To do: Out of the data below, copy every line with the string "mrem".

Stored data entries:
————————

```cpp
int start_prologue(bo_network *net, uint32_t k_max, const uint32_t *stop_after, uint32_t n_stop_after,
                   StartPlan &sp) {
  if (!net) return fail(BO_ERR_INVALID_ARGUMENT, "net is NULL");
  if (k_max < 1 || k_max > BO_MAX_K) return fail(BO_ERR_INVALID_ARGUMENT, "k_max out of range");
  const uint32_t N = net->N;
  if (stop_after && n_stop_after != N) return fail(BO_ERR_INVALID_ARGUMENT, "stop schedule must have N entries");
  sp.crashed.assign(N, 0);
  sp.x.assign(N, 0);
  sp.sched.assign(N, 0xFFFFFFFFu);
  std::lock_guard<std::mutex> g(net->mu);
  if (net->started)
    return fail(BO_ERR_ALREADY_STARTED, net->in_flight
                ? "consensus is already running on this network"
                : "consensus already started on this network: node inboxes persist across /start "
                  "(node.ts:29-30), launch a new network to run again");
  for (uint32_t i = 0; i < N; ++i) {
    sp.crashed[i] = net->st[i].killed ? 1 : 0;
    sp.x[i] = net->st[i].killed ? 0 : net->st[i].x;
    if (!net->st[i].killed) {
      sp.active.push_back(i);
      if (stop_after) sp.sched[i] = stop_after[i];
    }
  }
  for (uint32_t i : sp.active) sp.scheduled = sp.scheduled || sp.sched[i] != 0xFFFFFFFFu;
  if (sp.active.empty()) { net->started = true; return BO_OK; }
  const int64_t quorum = (int64_t)N - (int64_t)net->F;
  if ((int64_t)sp.active.size() < quorum) {
    for (uint32_t i : sp.active) net->st[i].k = 1;
    net->started = true;
    return BO_OK;
  }
  int dev = 0;
  const int rc = check_device(&dev);
  if (rc) return rc;
  net->started = true;
  net->in_flight = true;
  sp.launch = true;
  return BO_OK;
}

bo_trials_cfg start_cfg(const bo_network *net, uint64_t seed, uint32_t k_max, StartPlan &sp, int mode) {
  bo_trials_cfg cfg{};
  cfg.N = net->N;
  cfg.F = net->F;
  cfg.k_max = k_max;
  cfg.init_mode = BO_INIT_FIXED;
  cfg.mode = mode;
  cfg.seed = seed;
  cfg.faulty = sp.crashed.data();
  cfg.init = sp.x.data();
  cfg.crash_at = sp.scheduled ? sp.sched.data() : nullptr;
  return cfg;
}

void merge_states(bo_network *net, const std::vector<uint32_t> &active, const std::vector<bo_node_state> &states) {
  const uint32_t N = net->N;
  for (uint32_t i : active) {
    const int8_t killed = net->st[i].killed;
    net->st[i] = states[i];
    net->st[i].killed = (int8_t)(killed | states[i].killed);
  }
  bool all_decided = true;
  for (uint32_t i = 0; i < N; ++i) all_decided = all_decided && net->st[i].decided == 1;
  if (all_decided)
    for (uint32_t i = 0; i < N; ++i) net->st[i].killed = 1;
}
}

namespace {
int run_sched_wg(const bo_trials_cfg *cfg, std::vector<bo_node_state> &states);
}

int bo_consensus_start_sched(bo_network *net, uint64_t seed, uint32_t k_max, const uint32_t *stop_after,
                             uint32_t n_stop_after) {
  StartPlan sp;
  int rc = start_prologue(net, k_max, stop_after, n_stop_after, sp);
  if (rc || !sp.launch) return rc;
  const bo_trials_cfg cfg = start_cfg(net, seed, k_max, sp, sp.scheduled ? BO_MODE_EVENT : BO_MODE_LOCKSTEP);
  std::vector<bo_node_state> states(net->N);
  uint32_t rounds = 0;
  rc = sp.scheduled ? run_sched_wg(&cfg, states) : bo_run_trial_states(&cfg, 0, states.data(), &rounds);
  std::lock_guard<std::mutex> g(net->mu);
  net->in_flight = false;
  if (rc) {
    net->started = false;
    return rc;
  }
  merge_states(net, sp.active, states);
// ... 1074 lines not shown
```

Before: 3072 billion.

## Pack two row-tile counts into one f32 MFMA accumulator via scaled exponent

Adds a paired form of the KIND-0 matrix-core kernel. The second row tile's count is accumulated into the same f32 accumulator at a shifted bit position using the MFMA scale exponent, with integer biases chosen so threshold indicator bits land at fixed positions. This halves the number of accumulators to pack and fold, and turns the byte-sign extraction into masked permutes. It keeps the same number of MFMA issues but doubles the MFMAs per accumulator chain, so it relies on exact f32 integer range and adds a chain-latency risk. It is on by default, and BENOR_MFMA_PAIR=0 falls back to the old path.

```diff
diff --git a/ben-or-consensus-algorithm_amd/benor/__init__.py b/ben-or-consensus-algorithm_amd/benor/__init__.py
--- a/ben-or-consensus-algorithm_amd/benor/__init__.py
+++ b/ben-or-consensus-algorithm_amd/benor/__init__.py
@@ -58,6 +58,7 @@
     "BENOR_COOP_BW": "validation", "BENOR_SMALL_MIN_TRIALS": "validation", "BENOR_BLOCKS_PER_CU": "tuning",
     "BENOR_EVENT_LANES_PER_CU": "tuning", "BENOR_TEST_DEFER_SEG_CAP": "test", "BENOR_TIMELINE": "diagnostic",
     "BENOR_EVENT_FORM": "validation", "BENOR_LIVE_WAVES": "tuning", "BENOR_EVENT_STATS": "diagnostic",
+    "BENOR_MFMA_PAIR": "validation",
 }
 
 BASE_NODE_PORT = 3000
diff --git a/ben-or-consensus-algorithm_amd/csrc/benor_mfma.h b/ben-or-consensus-algorithm_amd/csrc/benor_mfma.h
--- a/ben-or-consensus-algorithm_amd/csrc/benor_mfma.h
+++ b/ben-or-consensus-algorithm_amd/csrc/benor_mfma.h
@@ -1,6 +1,7 @@
 #pragma once
 
 #include "benor_device.h"
+#include "benor_mfma_pair.h"
 
 namespace benor {
 
@@ -62,13 +63,21 @@
                 (int)((w >> 2) & 0x22222222u)};
 }
 
-template <int W, bool HALF, int KIND>
+__device__ __forceinline__ uint32_t pack_pair4(const mf_v16f &acc, int base) {
+  const uint32_t x = __builtin_amdgcn_perm(__float_as_uint(acc[base + 1]), __float_as_uint(acc[base + 0]), pairf::kSelX);
+  const uint32_t y = __builtin_amdgcn_perm(__float_as_uint(acc[base + 3]), __float_as_uint(acc[base + 2]), pairf::kSelY);
+  return (x & pairf::kMaskX) | (y & pairf::kMaskY);
+}
+
+template <int W, bool HALF, int KIND, bool PAIR = false>
 __global__ void __launch_bounds__(256) benor_mfma_kernel(KParams p) {
+  static_assert(!PAIR || KIND == 0, "the paired form is KIND 0's");
   constexpr int MT = 2 * W - (HALF ? 1 : 0);
   constexpr int KP = (MT + 1) / 2;
   constexpr int NB = (W + 1) / 2;
   constexpr int NJ = (NB + 1) / 2;
   constexpr bool SURE = KIND == 0;
+  constexpr bool PAIRED = PAIR;
   extern __shared__ __attribute__((aligned(16))) unsigned char smem[];
   const uint32_t lane = threadIdx.x & 63u, h = lane >> 5;
   const uint32_t wv = (uint32_t)__builtin_amdgcn_readfirstlane((int)(threadIdx.x >> 6));
@@ -90,8 +99,9 @@
 
   const bool random_init = p.init_mode == BO_INIT_RANDOM;
   const uint32_t M1 = cont ? m : m - p.init_q;
-  const float bias_r = SURE ? -((float)(M1 >> 1) + 0.5f) : -8.0f * (float)M1;
-  const float bias_p = SURE ? -((float)p.F + 0.5f) : (KIND == 2 ? 0.0f : 3.0f - 6.0f * (float)(m - 2u * p.F));
+  const float bias_r = PAIRED ? pairf::bias_r2(M1) : SURE ? -((float)(M1 >> 1) + 0.5f) : -8.0f * (float)M1;
+  const float bias_p = PAIRED ? pairf::bias_p2(m, p.F)
+                       : SURE ? -((float)p.F + 0.5f) : (KIND == 2 ? 0.0f : 3.0f - 6.0f * (float)(m - 2u * p.F));
   const float dec_thr = 6.0f * (float)(2u * p.F - m) + 3.0f;
   mf_v16f cr, cp, cp_tail;
   const uint32_t mrem = m - 32u * (uint32_t)(MT - 1);
@@ -106,6 +116,16 @@
     const uint32_t nib = !live ? 0u : SURE ? ((j & 4) ? 0x20u : 0x02u) << (8 * (j & 3)) : 0xFu << (4 * (j & 7));
     if (j < 8) tail0 |= nib;
     else tail1 |= nib;
+  }
+  uint32_t tailq[4] = {0u, 0u, 0u, 0u};
+  if constexpr (PAIRED) {
+#pragma unroll
+    for (int j = 0; j < 16; ++j) {
+      const uint32_t row = (uint32_t)((j & 3) + 8 * (j >> 2)) + 4u * h;
+      const bool live = row < mrem;
+      const bool live_lo = (MT & 1) ? live : true, live_hi = (MT & 1) ? false : live;
+      tailq[j >> 2] |= (live_lo ? pairf::nib_lo(j & 3) : 0u) | (live_hi ? pairf::nib_hi(j & 3) : 0u);
+    }
   }
   uint32_t fixed_w[W];
   if (!random_init) {
@@ -161,8 +181,56 @@
     for (int c = 0; c < W; ++c) bx[c] = expand_votes(xw[c]);
 
     uint32_t bp[MT][2];
+    mf_v4i pb[KP];
     uint32_t qz = 0u;
-    if constexpr (SURE && W <= 4) {
+    if constexpr (PAIRED && W <= 4) {
+      __builtin_amdgcn_s_setprio(1);
+      mf_v16f racc[2];
+#pragma unroll
+      for (int a = 0; a <= KP; ++a) {
+        constexpr int VPM = (16 + 2 * W - 1) / (2 * W);
+        if (a < KP) {
+          asm volatile("" : "+v"(ones));
+          mf_v16f acc = mfma_count(ones, bx[0], cr);
+#pragma unroll
+          for (int c = 1; c < W; ++c) acc = mfma_count(ones, bx[c], acc);
+          if (2 * a + 1 < MT) {
+            asm volatile("" : "+v"(ones));
+#pragma unroll
+            for (int c = 0; c < W; ++c) acc = mfma_count<pairf::kShiftR>(ones, bx[c], acc);
+          }
+          racc[a & 1] = acc;
+        }
+        if (a > 0) {
+#pragma unroll
+          for (int k = 0; k < 4; ++k) pb[a - 1][k] = (int)pack_pair4(racc[(a - 1) & 1], 4 * k);
+        }
+        if (a < KP && a > 0) {
+#pragma unroll
+          for (int c = 0; c < (2 * a + 1 < MT ? 2 * W : W); ++c) {
+            __builtin_amdgcn_sched_group_barrier(0x008, 1, 0);
+            __builtin_amdgcn_sched_group_barrier(0x002, VPM, 0);
+          }
+        }
+        __builtin_amdgcn_sched_barrier(0);
+      }
+    } else if constexpr (PAIRED) {
+#pragma unroll
+      for (int a = 0; a < KP; ++a) {
+        asm volatile("" : "+v"(ones));
+        mf_v16f acc = mfma_count(ones, bx[0], cr);
+#pragma unroll
+        for (int c = 1; c < W; ++c) acc = mfma_count(ones, bx[c], acc);
+        if (2 * a + 1 < MT) {
+          asm volatile("" : "+v"(ones));
+#pragma unroll
+          for (int c = 0; c < W; ++c) acc = mfma_count<pairf::kShiftR>(ones, bx[c], acc);
+        }
+#pragma unroll
+        for (int k = 0; k < 4; ++k) pb[a][k] = (int)pack_pair4(acc, 4 * k);
+        __builtin_amdgcn_sched_barrier(0);
+      }
+    } else if constexpr (SURE && W <= 4) {
       __builtin_amdgcn_s_setprio(1);
       mf_v16f racc[2];
 #pragma unroll
@@ -209,18 +277,77 @@
       }
       __builtin_amdgcn_sched_barrier(0);
     }
-    bp[MT - 1][0] &= tail0;
-    bp[MT - 1][1] &= tail1;
-    mf_v4i pb[KP];
-#pragma unroll
-    for (int c = 0; c < KP; ++c)
-      pb[c] = mf_v4i{(int)bp[2 * c][0], (int)bp[2 * c][1], 2 * c + 1 < MT ? (int)bp[2 * c + 1][0] : 0,
-                     2 * c + 1 < MT ? (int)bp[2 * c + 1][1] : 0};
+    if constexpr (PAIRED) {
+#pragma unroll
+      for (int k = 0; k < 4; ++k) pb[KP - 1][k] &= (int)tailq[k];
+    } else {
+      bp[MT - 1][0] &= tail0;
+      bp[MT - 1][1] &= tail1;
+#pragma unroll
+      for (int c = 0; c < KP; ++c)
+        pb[c] = mf_v4i{(int)bp[2 * c][0], (int)bp[2 * c][1], 2 * c + 1 < MT ? (int)bp[2 * c + 1][0] : 0,
+                       2 * c + 1 < MT ? (int)bp[2 * c + 1][1] : 0};
+    }
 
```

————————

Answer to this exercise:
   const uint32_t mrem = m - 32u * (uint32_t)(MT - 1);
+      const bool live = row < mrem;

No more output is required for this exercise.